Marion Park prior to the 1995 renovation which removed the ‘found objects’ such as the culverts, but retained the Turtle Tent. Image from Library of Congress Historic Buildings Survey, Courtesy: NPS/NACE
The 1995 Marion Park renovation removed the ‘found objects’ but retained the Turtle Tent from the 1964 design. Courtesy: NPS/NACE (National Capital Parks – East) from 2020 Cultural Inventory
Lounging around –and on– the Marion Park turtle in 2018. E.O’Gorek/CCN

Paige Johnson is a nanoscientist and historian of gardens who founded the website playscapes. Her website is tracking the location of these turtles throughout the US, noting that many have been removed in favor of new playground designs. Many of those removed have inspired social media pages dedicated to their memory.

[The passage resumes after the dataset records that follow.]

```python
class AdamWDesc(ctypes.Structure):
    _fields_ = [
        ("param", c_void_p), ("grad", c_void_p), ("exp_avg", c_void_p), ("exp_avg_sq", c_void_p),
        ("max_exp_avg_sq", c_void_p), ("param16", c_void_p), ("n", c_ll), ("ngroups", c_int),
        ("group_end", c_ll * MAX_GROUPS), ("group_lr", c_float * MAX_GROUPS),
        ("beta1", c_float), ("beta2", c_float), ("eps", c_float), ("weight_decay", c_float),
        ("grad_scale", c_float), ("state", c_void_p),
    ]


class EvalDesc(ctypes.Structure):
    _fields_ = [
        ("logp", c_void_p), ("targets", c_void_p), ("nll", c_void_p), ("loss", c_void_p), ("similarity", c_void_p),
        ("batch", c_int), ("answers", c_int), ("k", c_int),
        ("topk_idx", c_void_p), ("topk_logp", c_void_p), ("acc", c_void_p),
        ("pred_log", c_void_p), ("tgt_log", c_void_p), ("capacity", c_ll),
    ]


EVAL_MAX_K = 16
EVAL_ACC_INTS = ("steps", "rows", "top1", "topk", "cursor")
EVAL_ACC_F64 = ("loss_sum", "nll_sum", "sim_sum")

_lib = None


def header_symbols():
    txt = open(HEADER).read()
    return sorted(set(re.findall(r"^\s*(?:int|long long|const char\*)\s+(vqa_\w+)\s*\(", txt, re.M)))


def abi_version():
    return int(re.search(r"#define VQA_ABI_VERSION (\d+)", open(HEADER).read()).group(1))


def load():
    global _lib
    if _lib is not None:
        return _lib
    if not os.path.exists(LIB_PATH):
        raise RuntimeError(f"libvqa_hip.so not built at {LIB_PATH}: run `python __graft_entry__.py` "
                           "(make -C t5-resnet-vqa_amd/csrc)")
    lib = ctypes.CDLL(LIB_PATH)
    missing = [s for s in header_symbols() if not hasattr(lib, s)]
    if missing:
        raise RuntimeError(f"libvqa_hip.so lacks exported symbols {missing}")
    lib.vqa_last_error.restype = ctypes.c_char_p
    if lib.vqa_abi_version() != abi_version():
        raise RuntimeError(f"libvqa_hip.so ABI {lib.vqa_abi_version()} != header ABI {abi_version()}: rebuild it")
    lib.vqa_gemm.argtypes = [ctypes.POINTER(GemmDesc), c_void_p]
    lib.vqa_gemm_select.argtypes = [ctypes.POINTER(GemmDesc)]
    lib.vqa_gemm_workspace_bytes.argtypes = [ctypes.POINTER(GemmDesc)]
    lib.vqa_gemm_workspace_bytes.restype = c_ll
    lib.vqa_gemm_pair.argtypes = [ctypes.POINTER(GemmDesc), ctypes.POINTER(GemmDesc), c_void_p]
    lib.vqa_attn_fwd.argtypes = [ctypes.POINTER(AttnDesc), c_void_p]
    lib.vqa_attn_bwd.argtypes = [ctypes.POINTER(AttnDesc), c_void_p]
    lib.vqa_attn_path.argtypes = [ctypes.POINTER(AttnDesc), c_int]
    lib.vqa_attn_probs.argtypes = [ctypes.POINTER(AttnDesc), c_void_p]
    lib.vqa_adamw_amsgrad.argtypes = [ctypes.POINTER(AdamWDesc), c_void_p]
    lib.vqa_eval_rows.argtypes = [ctypes.POINTER(EvalDesc), c_void_p]
    lib.vqa_adamw_rows.argtypes = [ctypes.POINTER(AdamWDesc), c_void_p, c_int, c_int, c_int, c_int, c_int, c_void_p]
    for name in ("vqa_norm_bwd_workspace_floats", "vqa_colsum_workspace_floats"):
        getattr(lib, name).argtypes = [c_int, c_int]
    lib.vqa_head_workspace_floats.argtypes = [c_int] * 4
    lib.vqa_norm_bwd_parts.argtypes = [c_int]
    lib.vqa_colsum_parts.argtypes = [c_int]
    for name, argtypes in _SIGS.items():
        fn = getattr(lib, name)
        fn.argtypes = argtypes
        fn.restype = c_int
    _lib = lib
    return lib


_SIGS: dict = {}


def register(name, *argtypes):
    _SIGS[name] = list(argtypes) + [c_void_p]


P = c_void_p
register("vqa_rmsnorm_fwd", P, P, P, P, P, c_int, c_int, c_float, P)
register("vqa_rmsnorm_bwd", P, P, P, P, P, P, P, P, c_float, P, c_int, c_int, P, P, P)
register("vqa_layernorm_fwd", P, P, P, P, P, P, P, c_int, c_int, c_float)
register("vqa_layernorm_bwd", P, P, P, P, P, P, P, P, P, P, P, c_int, c_int, P, P)
register("vqa_rng_advance", P)
register("vqa_dropout_mask", P, P, c_ll)
register("vqa_colsum_partials", P, c_int, c_ll, c_int, P, c_float)
register("vqa_image_to_nhwc8", P, P, c_int, c_int, c_int)
register("vqa_image_to_s2d16", P, P, c_int, c_int, c_int)
register("vqa_resize_linear_u8", P, P, c_int, c_int, c_int, P)
register("vqa_maxpool3x3s2_nhwc", P, P, c_int, c_int, c_int, c_int, c_int, c_int)
register("vqa_subsample_nhwc", P, c_int, c_int, c_int, c_int, c_int, P, c_ll)
register("vqa_stem_s2d_conv", P, P, P, P, c_int, c_int, c_int)
register("vqa_stem_pool_s2d", P, P, P, P, c_int, c_int, c_int)
register("vqa_stem_pool_img", P, P, P, P, c_int, c_int)
register("vqa_colsum", P, c_int, c_int, c_int, c_ll, P, c_float, P)
register("vqa_embedding_fwd", P, P, P, c_int, c_int, c_int, P)
register("vqa_embedding_bwd", P, P, P, c_int, c_int, c_int, P)
register("vqa_embedding_zero_rows", P, P, c_int, P, c_int, c_int)
register("vqa_colsum_batched", P, c_int, c_int)
register("vqa_t5_relbias_fwd", P, P, P, c_int, c_int, c_int)
register("vqa_t5_relbias_bwd", P, P, P, c_int, c_int, c_int, c_int)
register("vqa_batch_sum", P, c_int, c_ll, P, c_float)
register("vqa_cast_f32_bf16", P, P, c_ll)
register("vqa_zero", P, c_ll)
register("vqa_copy", P, P, c_ll)
register("vqa_tap_shift", P, P, c_int, c_int, c_int, c_int, c_int, c_int, c_int)
register("vqa_quant_rows_fp8", P, c_int, c_ll, c_int, c_int, P, c_ll, P)
register("vqa_head_fwd", P, P, P, P, P, P, P, P, P, P, P, c_int, c_int, c_int, c_int)
register("vqa_head_bwd", P, P, P, P, P, P, P, P, P, P, P, P, P, P, c_int, c_int, c_int, c_int, P, P, P, c_float)
register("vqa_count_targets", P, c_int, P)
register("vqa_embed_mark", P, c_int, c_int, P, P)
register("vqa_grad_sqnorm", P, c_ll, P, c_int)
register("vqa_vit_patchify", P, P, c_int, c_int, c_int, c_int)
register("vqa_gather_rows", P, c_ll, P, c_ll, c_ll, P, c_ll, c_int, c_int, c_int)
register("vqa_scatter_rows", P, c_ll, P, c_ll, c_ll, P, c_ll, c_int, c_int, c_int)
register("vqa_last_index", P, c_int, c_int, P)
register("vqa_xattn1_fwd", P, c_ll, P, c_ll, c_int, c_int, c_int, c_int, P)
register("vqa_xattn1_bwd", P, c_ll, P, P, c_ll, c_int, c_int, c_int, c_int, P)
register("vqa_optim_finalize", P, c_int, c_float, c_float, c_int, c_int, c_float, c_float, P)


def check(rc, what):
    if rc != 0:
        raise RuntimeError(f"{what} failed ({rc}): {_lib.vqa_last_error().decode()}")


def ptr(t):
    return None if t is None else ctypes.c_void_p(t.data_ptr())


def hip_runtime():
    import torch
    torch.cuda.init()
    with open("/proc/self/maps") as f:
        paths = {ln.split()[-1] for ln in f if "libamdhip64.so" in ln}
    if not paths:
        raise RuntimeError("libamdhip64.so is not mapped in this process")
    return ctypes.CDLL(sorted(paths)[0])


def stream_handle(stream=None):
    s = stream if stream is not None else torch.cuda.current_stream()
    return ctypes.c_void_p(s.cuda_stream)


def call(name, *args, stream=None):
    lib = load()
    rc = getattr(lib, name)(*args, stream_handle(stream))
    check(rc, name)
```

Before: 9775 pairs/s.

## Fuse grad sqnorm with optimizer finalize, split embedding sort, batch input copies

```diff
diff --git a/include/vqa_hip.h b/include/vqa_hip.h
--- a/include/vqa_hip.h
+++ b/include/vqa_hip.h
@@ -7,7 +7,7 @@
 extern "C" {
 #endif
 
-#define VQA_ABI_VERSION 20
+#define VQA_ABI_VERSION 21
 #define VQA_OK 0
 #define VQA_ERR_INVALID 1000
 
@@ -149,6 +149,9 @@
                          hipStream_t stream);
 int vqa_embedding_bwd(const long long* ids, const float* dh, float* dtable, int tokens, int d, int vocab, int* ws,
                       hipStream_t stream);
+int vqa_embedding_sort(const long long* ids, int tokens, int vocab, int* ws, hipStream_t stream);
+int vqa_embedding_bwd_sorted(const float* dh, float* dtable, int tokens, int d, int vocab, const int* ws,
+                             hipStream_t stream);
 int vqa_embedding_zero_rows(long long* ids_prev, const long long* ids_cur, int tokens, float* dtable, int d,
                             int vocab, hipStream_t stream);
 int vqa_t5_relbias_fwd(const float* table, const int* bucket, float* out, int heads, int lq, int lk,
@@ -159,6 +162,11 @@
 int vqa_cast_f32_bf16(const float* x, void* y, long long n, hipStream_t stream);
 int vqa_zero(void* p, long long bytes, hipStream_t stream);
 int vqa_copy(void* dst, const void* src, long long bytes, hipStream_t stream);
+#define VQA_COPY_MAX_JOBS 8
+typedef struct vqa_copy_job {
+  void* dst; const void* src; long long bytes;
+} vqa_copy_job;
+int vqa_copy_multi(const vqa_copy_job* jobs, int njobs, hipStream_t stream);
 int vqa_tap_shift(const void* in, void* out, int n, int h, int w, int c, int kh, int kw, int pad,
                   hipStream_t stream);
 
@@ -223,6 +231,11 @@
 int vqa_grad_sqnorm(const float* g, long long n, double* ws, int parts, hipStream_t stream);
 int vqa_optim_finalize(const double* ws, int parts, float grad_scale, float max_norm, int warmup, int total,
                        float beta1, float beta2, float* state, hipStream_t stream);
+#define VQA_SQNORM_FINAL_COUNTER_WORDS 2112
+int vqa_grad_sqnorm_final(const float* g0, long long n0, const float* g1, long long n1, double* ws, int parts,
+                          int fin_parts, const int* mark, long long lead, int cols, unsigned* counter,
+                          float grad_scale, float max_norm, int warmup, int total, float beta1, float beta2,
+                          float* state, hipStream_t stream);
 int vqa_adamw_amsgrad(const vqa_adamw_desc* d, hipStream_t stream);
 int vqa_embed_mark(const long long* ids, int n, int rows, int* mark, const float* state, hipStream_t stream);
 int vqa_adamw_rows(const vqa_adamw_desc* d, const int* mark, int rows, int cols, int touched, int warmup, int total,
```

Johnson wrote that the preservation of the turtles is also preservation of childhood history –and histories; of places where moms and grandmothers also played.

“Raising their profile can only increase their chance of making it through the next 30 or so years,” she wrote on her website, “until when they’re a hundred years old we decide that, oops, maybe we shouldn’t have so readily discarded them.”

When Marion Park was remodeled between 1995 and 1999 to remove the imaginative creative play elements and replace them with a large play structure, the Friends of Marion Park made a special plea to keep the turtle. “[It is] a naturally hard-shelled animal [that] has notably carried young children on imaginary rides for almost 30 years and is willing and able to continue doing so,” the Friends wrote in a note to NPS. “This turtle has become a symbol of Marion Park; in fact, many people call this park ‘Turtle Park.’” It was retained again when the current metal structure was installed around 2007.

Around 2008, the triangle park north of Eastern Market was given a facelift, with more turtle babies added. These four are more lifelike. Residents present at the time say they were created by local designer John Giesecke and Associates (Giesecke Studio did not respond to requests for comment).

Bonus Know it All Fact to Tell Your Friends in Northwest: In DC, these turtles stay because they remain well-loved. At Friendship Heights Recreation Center, playground renovations are currently underway. Just as in Marion Park, families made a similar –and successful– plea to save the hard-shelled friend at the center of their own “turtle park”.

We have two Turtle Parks on the Hill. But you see, the turtle tents can be found in many parks throughout the District, lending their names to those playgrounds and serving as a sign that the land they are on was once under the property of NPS (a large transfer of property from NPS to DC took place in 1972-3).